I can honestly say I know of atleast 10 people that have sold there places and moved else where because POC has changed for the worse over the years.


----------



## fishingtwo (Feb 23, 2009)

Yeh sorry you got your deks stolen, but not a lot of sympathy.


----------



## hb (Jul 30, 2011)

I hate a thief as well, nobody seems to have respect for others things anymore. I am against spot claiming also, but outright theft is wrong no matter what. All the people talking about "putting in the time/work", could have somone drive up and set up right next to them legally even if they got out four hours earlier then them, still wouldn't be ethical. If I leave decoys out it is usually only from the evening hunt because I will be returning the next morning. Sad but true part is even then, your taking your chances. One other really cool thing to see is someone coming down the shore on gps when you got there early and setup, only to watch them run down your spread, then help them get all the mono unwrapped from their prop just so you can maybe hunt.....


----------



## Spec-Rig.006 (Nov 2, 2007)

lowtide said:


> My Dad and friends had places there since early 70's and they left there decoys out for weekends at a time.

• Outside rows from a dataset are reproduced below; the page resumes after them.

@@ -118,10 +144,23 @@
     drop(b, n);
     return v;
 }
-
 struct CodeV {
     uint32_t cnt, first, index;
 };
+
+template <int F>
+__device__ __forceinline__ uint32_t long_code(uint32_t v, const CodeV &cv, const uint16_t *sym) {
+    const uint32_t rv = __builtin_bitreverse32(v);
+    for (int l = F + 1; l <= 15; ++l) {
+        const uint32_t code = rv >> (32 - l);
+        const uint32_t f = (uint32_t)__builtin_amdgcn_readlane((int)cv.first, l);
+        if (code - f < (uint32_t)__builtin_amdgcn_readlane((int)cv.cnt, l)) {
+            const uint32_t k = (uint32_t)__builtin_amdgcn_readlane((int)cv.index, l) + code - f;
+            return ((uint32_t)l << 16) | uni(sym[k]);
+        }
+    }
+    return 0;
+}
 
 template <int F>
 __device__ __forceinline__ uint32_t decode(Bits &b, const uint32_t *fast, const CodeV &cv, const uint16_t *sym, Table t,
@@ -129,18 +168,9 @@
     const uint32_t v = peek(b);
     uint32_t e = uni(fast[v & ((1u << F) - 1u)]);
     if (!(e & 15u)) {
-        e = 0;
-        const uint32_t rv = __builtin_bitreverse32(v);
-        for (int l = F + 1; l <= 15; ++l) {
-            const uint32_t code = rv >> (32 - l);
-            const uint32_t f = (uint32_t)__builtin_amdgcn_readlane((int)cv.first, l);
-            if (code - f < (uint32_t)__builtin_amdgcn_readlane((int)cv.cnt, l)) {
-                const uint32_t k = (uint32_t)__builtin_amdgcn_readlane((int)cv.index, l) + code - f;
-                e = meaning(t, uni(sym[k]), (uint32_t)l);
-                break;
-            }
-        }
-        if (!e) return 0;
+        const uint32_t lc = long_code<F>(v, cv, sym);
+        if (!lc) return 0;
+        e = meaning(t, lc & 0xFFFFu, lc >> 16);
     }
     const int cl = (int)(e & 15u), ex = (int)((e >> 4) & 15u);
     val = (e >> 16) + ((uint32_t)(b.bb >> cl) & ((1u << ex) - 1u));
@@ -149,8 +179,8 @@
 }
 
 template <int F>
-__device__ bool build(const uint8_t *lens, int n, uint32_t *fast, uint32_t *cnt, uint16_t *sym, Table t, int lane,
-                      CodeV &cv) {
+__device__ __forceinline__ bool build(const uint8_t *lens, int n, uint32_t *fast, uint32_t *cnt, uint16_t *sym, Table t,
+                                      int lane, CodeV &cv) {
     if (lane < 16) cnt[lane] = 0;
     for (int i = lane; i < (1 << F); i += 64) fast[i] = 0;
     __syncthreads();
@@ -162,7 +192,7 @@
     uint32_t cnt_v = lane < 16 ? cnt[lane] : 0u;
     cnt_v = lane == 0 ? 0u : cnt_v;
     cv.cnt = cnt_v;
-    uint32_t start[16], next[16];
+    uint32_t start = 0, next = 0;
     int left = 1;
     uint32_t idx = 0, code = 0;
 #pragma unroll
@@ -171,11 +201,9 @@
         const uint32_t np = (uint32_t)__builtin_amdgcn_readlane((int)cnt_v, l - 1);
         left = (left << 1) - (int)nl;
         code = (code + np) << 1;
-        start[l] = idx;
-        next[l] = code;
         if (lane == l) {
-            cv.first = code;
-            cv.index = idx;
+            cv.first = next = code;
+            cv.index = start = idx;
         }
         idx += nl;
     }
@@ -191,19 +219,23 @@
         for (int ll = 1; ll < 16; ++ll) {
             const uint64_t m = __ballot(l == (uint32_t)ll);
             if (!m) continue;
+            const uint32_t s0 = (uint32_t)__builtin_amdgcn_readlane((int)start, ll);
+            const uint32_t c0 = (uint32_t)__builtin_amdgcn_readlane((int)next, ll);
             if (l == (uint32_t)ll) {
                 const uint32_t r = (uint32_t)__popcll(m & ((1ull << lane) - 1ull));
-                sym[start[ll] + r] = (uint16_t)s;
+                sym[s0 + r] = (uint16_t)s;
                 if (ll <= F) {
-                    const uint32_t c = next[ll] + r;
+                    const uint32_t c = c0 + r;
                     const uint32_t rev = __builtin_bitreverse32(c) >> (32 - ll);
                     const uint32_t e = meaning(t, (uint32_t)s, (uint32_t)ll);
                     for (uint32_t k = rev; k < (1u << F); k += 1u << ll) fast[k] = e;
                 }
             }
-            const uint32_t c = (uint32_t)__popcll(m);
-            start[ll] += c;
-            next[ll] += c;
+            if (lane == ll) {
+                const uint32_t c = (uint32_t)__popcll(m);
+                start += c;
+                next += c;
+            }
         }
     }
     __syncthreads();
@@ -232,6 +264,24 @@
         flushed = upto;
     }
     __threadfence_block();
+}
+
+__device__ __forceinline__ void copy_match(Lds &L, const uint8_t *out, uint32_t p, uint32_t mlen, uint32_t dist, int lane) {
+    const uint32_t j0 = (uint32_t)lane;
+    if (dist >= mlen && dist + mlen <= kRing) {
+        if (mlen <= 64u) {
+            const uint8_t c = L.ring[(p - dist + j0) & kRingMask];
+            if (j0 < mlen) L.ring[(p + j0) & kRingMask] = c;
+        } else {
+            for (uint32_t j = j0; j < mlen; j += 64) L.ring[(p + j) & kRingMask] = L.ring[(p - dist + j) & kRingMask];
+        }
+    } else if (dist + mlen <= kRing) {
+        for (uint32_t j = j0; j < mlen; j += 64)
+            L.ring[(p + j) & kRingMask] = L.ring[(p - dist + (j < dist ? j : j % dist)) & kRingMask];
+    } else {
+        for (uint32_t j = j0; j < mlen; j += 64)
+            L.ring[(p + j) & kRingMask] = out[p - dist + (j < dist ? j : j % dist)];
+    }
 }
 
 __global__ __launch_bounds__(64) void inflate_kernel(const uint8_t *__restrict__ src, const uint32_t *__restrict__ off,
@@ -260,6 +310,7 @@
     CodeV lcv = {0, 0, 0}, dcv = {0, 0, 0};
     bool last = false;
     while (st == INF_OK && !last) {
+        advance(b);
         if (b.pos + 3 > b.end) { st = INF_OVERRUN; break; }
         last = bits(b, 1) != 0;
         const uint32_t type = bits(b, 2);
@@ -282,18 +333,15 @@
             continue;
         }
         if (type == 3) { st = INF_BAD_TYPE; break; }
+        int nlen = 288, ndist = 32;
         if (type == 1) {
             for (int s = lane; s < 288 + 32; s += 64)
                 L.lens[s] = (uint8_t)(s < 144 ? 8 : s < 256 ? 9 : s < 280 ? 7 : s < 288 ? 8 : 5);
             __syncthreads();
-            if (!build<kLitBits>(L.lens, 288, L.lfast, L.cnt, L.lsym, T_LIT, lane, lcv) ||
-                !build<kDistBits>(L.lens + 288, 32, L.dfast, L.cnt, L.dsym, T_DIST, lane, dcv)) {
-                st = INF_BAD_LITCODE;
-                break;
-            }
         } else {
             if (b.pos + 14 > b.end) { st = INF_OVERRUN; break; }
-            const int nlen = (int)bits(b, 5) + 257, ndist = (int)bits(b, 5) + 1, ncode = (int)bits(b, 4) + 4;
+            nlen = (int)bits(b, 5) + 257, ndist = (int)bits(b, 5) + 1;
+            const int ncode = (int)bits(b, 4) + 4;
             if (nlen > 286 || ndist > 30) { st = INF_BAD_COUNTS; break; }
             if (lane < 19) L.lens[lane] = 0;
             __syncthreads();
@@ -306,6 +354,7 @@
             const int total = nlen + ndist;
             int k = 0;
             while (k < total) {
+                advance(b);
                 if (b.pos > b.end) { st = INF_OVERRUN; break; }
                 uint32_t sym;
                 if (!decode<7>(b, L.dfast, dcv, L.dsym, T_CL, sym)) { st = INF_BAD_CLSYM; break; }
@@ -334,40 +383,108 @@
             if (b.pos > b.end) { st = INF_OVERRUN; break; }
             __syncthreads();
             if (uni(L.lens[256]) == 0) { st = INF_NO_EOB; break; }
-            if (!build<kLitBits>(L.lens, nlen, L.lfast, L.cnt, L.lsym, T_LIT, lane, lcv)) {
-                st = INF_BAD_LITCODE;
-                break;
+        }
+        if (!build<kLitBits>(L.lens, nlen, L.lfast, L.cnt, L.lsym, T_LIT, lane, lcv)) { st = INF_BAD_LITCODE; break; }
+        if (!build<kDistBits>(L.lens + nlen, ndist, L.dfast, L.cnt, L.dsym, T_DIST, lane, dcv)) {
+            st = INF_BAD_DISTCODE;
+            break;
+        }
+        for (;;) {
+#if FC2_INFLATE_WINDOW
+            advance(b);
+            const uint32_t wi = (b.pos >> 5) - b.base;
+            const uint32_t w0 = near_word(b, wi), w1 = near_word(b, wi + 1), w2 = near_word(b, wi + 2), w3 = near_word(b, wi + 3);
+            const uint32_t o1 = (b.pos & 31u) + (uint32_t)lane, q1 = o1 >> 5;
+            const uint32_t v1 = funnel(q1 == 0 ? w0 : q1 == 1 ? w1 : w2, q1 == 0 ? w1 : q1 == 1 ? w2 : w3, o1 & 31u);
+            const uint32_t le = L.lfast[v1 & ((1u << kLitBits) - 1u)];
+            const uint32_t cl = le & 15u, ex = (le >> 4) & 15u, kind = (le >> 8) & 0xFFu;
+            const uint32_t lv = (le >> 16) + ((v1 >> cl) & ((1u << ex) - 1u));
+            const uint32_t o2 = o1 + cl + ex, q2 = o2 >> 5;
+            const uint32_t v2 = funnel(q2 == 0 ? w0 : q2 == 1 ? w1 : q2 == 2 ? w2 : w3,
+                                       q2 == 0 ? w1 : q2 == 1 ? w2 : q2 == 2 ? w3 : 0u, o2 & 31u);
+            const uint32_t de = L.dfast[v2 & ((1u << kDistBits) - 1u)];
+            const uint32_t dcl = de & 15u, dex = (de >> 4) & 15u;
+            const uint32_t dv = (de >> 16) + ((v2 >> dcl) & ((1u << dex) - 1u));
+            const uint32_t nbits = kind == K_LEN ? cl + ex + dcl + dex : cl;
+            const bool inside = cl != 0 && b.pos + (uint32_t)lane + nbits <= b.end;
+            const bool pair = inside && kind == K_LEN && dcl != 0 && ((de >> 8) & 0xFFu) == K_LEN;
+            const bool clean = (inside && kind == K_LIT) || (pair && lv <= 64u && dv + lv <= kRing && dv <= p);
+            const uint32_t rec0 = (pair || clean ? nbits | ((kind == K_LIT ? 1u : lv) << 8) : 0u) |
+                                  (pair ? W_PAIR : 0u) | (clean ? W_CLEAN : 0u);
+            const uint32_t rec1 = kind == K_LIT ? kLitFlag | lv : dv;
+            const uint32_t room = min(want - p, 64u);
+            uint32_t s = 0, o = 0, src = 0;
+            uint32_t r0 = 0, r1 = 0;
+            bool stopped = false;
+            do {
+                r0 = (uint32_t)__builtin_amdgcn_readlane((int)rec0, (int)s);
+                r1 = (uint32_t)__builtin_amdgcn_readlane((int)rec1, (int)s);
+                if (!(r0 & W_CLEAN)) {
+                    if (!(r0 & W_PAIR) && !((uint32_t)__builtin_amdgcn_readlane((int)cl, (int)s))) {
+                        const uint32_t lc = long_code<kLitBits>((uint32_t)__builtin_amdgcn_readlane((int)v1, (int)s), lcv, L.lsym);
+                        if ((lc & 0xFFFFu) < 256u && lc && b.pos + s + (lc >> 16) <= b.end) {
+                            r0 = (lc >> 16) | (1u << 8) | W_CLEAN;
+                            r1 = kLitFlag | (lc & 0xFFu);
+                        }
+                    }
+                    if (!(r0 & W_CLEAN)) {
+                        stopped = true;
+                        break;
+                    }
+                }
+                const uint32_t t = o + (r0 >> 8);
+                if (t > room || r1 < t) {
+                    stopped = true;
+                    break;
+                }
+                src = (uint32_t)lane >= o ? r1 : src;
+                o = t;
+                s += r0 & 63u;
+            } while (s < 64u);
+            if (o) {
+                const uint32_t at = p + (uint32_t)lane;
+                const uint32_t from = L.ring[(at - src) & kRingMask];
+                if ((uint32_t)lane < o) L.ring[at & kRingMask] = (uint8_t)((src & kLitFlag) ? src : from);
+                p += o;
+                b.pos += s;
             }
-            if (!build<kDistBits>(L.lens + nlen, ndist, L.dfast, L.cnt, L.dsym, T_DIST, lane, dcv)) {
-                st = INF_BAD_DISTCODE;
-                break;
+            bool one = false;
+            if (stopped) {
+                if (r0 & W_PAIR) {
+                    const uint32_t mlen = (r0 >> 8) & 0x1FFu;
+                    if (r1 <= p && p + mlen <= want) {
+                        copy_match(L, out, p, mlen, r1, lane);
+                        p += mlen;
+                        b.pos += r0 & 63u;
+                    } else {
+                        one = true;
+                    }
+                } else {
+                    one = !(r0 & W_CLEAN) || p >= want;
+                }
             }
-        }
-        for (;;) {
+            if (p - flushed >= kFlush) flush(L, out, flushed, p, false, lane, R);
+            if (!one) continue;
+            seek(b, b.pos);
+#endif
             if (b.pos > b.end) { st = INF_OVERRUN; break; }
             uint32_t val;
             const uint32_t e = decode<kLitBits>(b, L.lfast, lcv, L.lsym, T_LIT, val);
-            const uint32_t kind = (e >> 8) & 0xFFu;
-            if (!e || kind == K_BAD) { st = INF_BAD_CODE; break; }
-            if (kind == K_LIT) {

Well yeah ... but the density of hunters was probably a 100th of what it is now. I'd bet back then you could even always launch first at the ramp and never see another hunter too.

Those who can not adapt won't make it ...

NO ONE is saying it was ok for the OP to be stolen from.


----------



## aquafowlr (May 21, 2004)

i hate it when someone tries to "save" a spot. I don't know how many times I've showed up and picked up someone else's decoys b/c they didn't show up early enough. Never stole them, just piled them up on the bank.


----------



## justletmein (Feb 11, 2006)

aquafowlr said:


> i hate it when someone tries to "save" a spot. I don't know how many times I've showed up and picked up someone else's decoys b/c they didn't show up early enough. Never stole them, just piled them up on the bank.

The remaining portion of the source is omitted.